Exercise goal: Within the records below, find each line that holds the string "define", then copy it.

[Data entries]
■ ■ ■

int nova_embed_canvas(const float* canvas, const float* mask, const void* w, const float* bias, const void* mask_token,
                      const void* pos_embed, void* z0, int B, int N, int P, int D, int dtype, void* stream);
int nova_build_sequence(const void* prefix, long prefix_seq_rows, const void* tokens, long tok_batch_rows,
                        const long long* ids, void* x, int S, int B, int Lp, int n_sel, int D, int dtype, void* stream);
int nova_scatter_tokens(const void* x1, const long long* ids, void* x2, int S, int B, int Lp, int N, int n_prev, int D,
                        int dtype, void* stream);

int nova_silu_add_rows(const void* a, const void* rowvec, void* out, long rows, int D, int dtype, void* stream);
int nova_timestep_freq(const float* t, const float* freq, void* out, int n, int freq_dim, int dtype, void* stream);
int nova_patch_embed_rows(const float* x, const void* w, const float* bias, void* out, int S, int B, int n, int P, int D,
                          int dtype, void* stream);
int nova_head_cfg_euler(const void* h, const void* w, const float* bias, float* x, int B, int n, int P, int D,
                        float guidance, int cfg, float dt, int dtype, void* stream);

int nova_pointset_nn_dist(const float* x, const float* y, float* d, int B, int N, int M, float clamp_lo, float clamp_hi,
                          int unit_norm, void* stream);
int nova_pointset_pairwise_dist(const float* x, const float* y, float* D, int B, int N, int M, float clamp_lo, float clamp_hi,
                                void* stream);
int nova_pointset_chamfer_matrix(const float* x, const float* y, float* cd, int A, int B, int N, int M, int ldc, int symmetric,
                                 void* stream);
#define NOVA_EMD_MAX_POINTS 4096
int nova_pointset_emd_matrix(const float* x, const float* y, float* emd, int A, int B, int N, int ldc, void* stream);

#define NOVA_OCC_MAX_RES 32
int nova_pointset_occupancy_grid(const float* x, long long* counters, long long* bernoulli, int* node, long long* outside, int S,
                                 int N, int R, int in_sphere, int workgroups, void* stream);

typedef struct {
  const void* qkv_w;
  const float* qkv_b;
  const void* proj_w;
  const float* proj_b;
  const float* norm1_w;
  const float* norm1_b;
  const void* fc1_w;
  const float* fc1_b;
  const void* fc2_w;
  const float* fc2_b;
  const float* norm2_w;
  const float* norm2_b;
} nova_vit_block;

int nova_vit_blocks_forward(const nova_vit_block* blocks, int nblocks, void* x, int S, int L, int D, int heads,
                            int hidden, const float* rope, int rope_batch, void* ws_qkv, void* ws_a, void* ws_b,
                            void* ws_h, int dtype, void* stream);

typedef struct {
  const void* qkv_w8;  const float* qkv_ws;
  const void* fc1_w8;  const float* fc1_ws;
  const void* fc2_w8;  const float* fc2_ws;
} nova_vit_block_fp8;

■ ■ ■

Exercise answer:
#define NOVA_EMD_MAX_POINTS 4096
#define NOVA_OCC_MAX_RES 32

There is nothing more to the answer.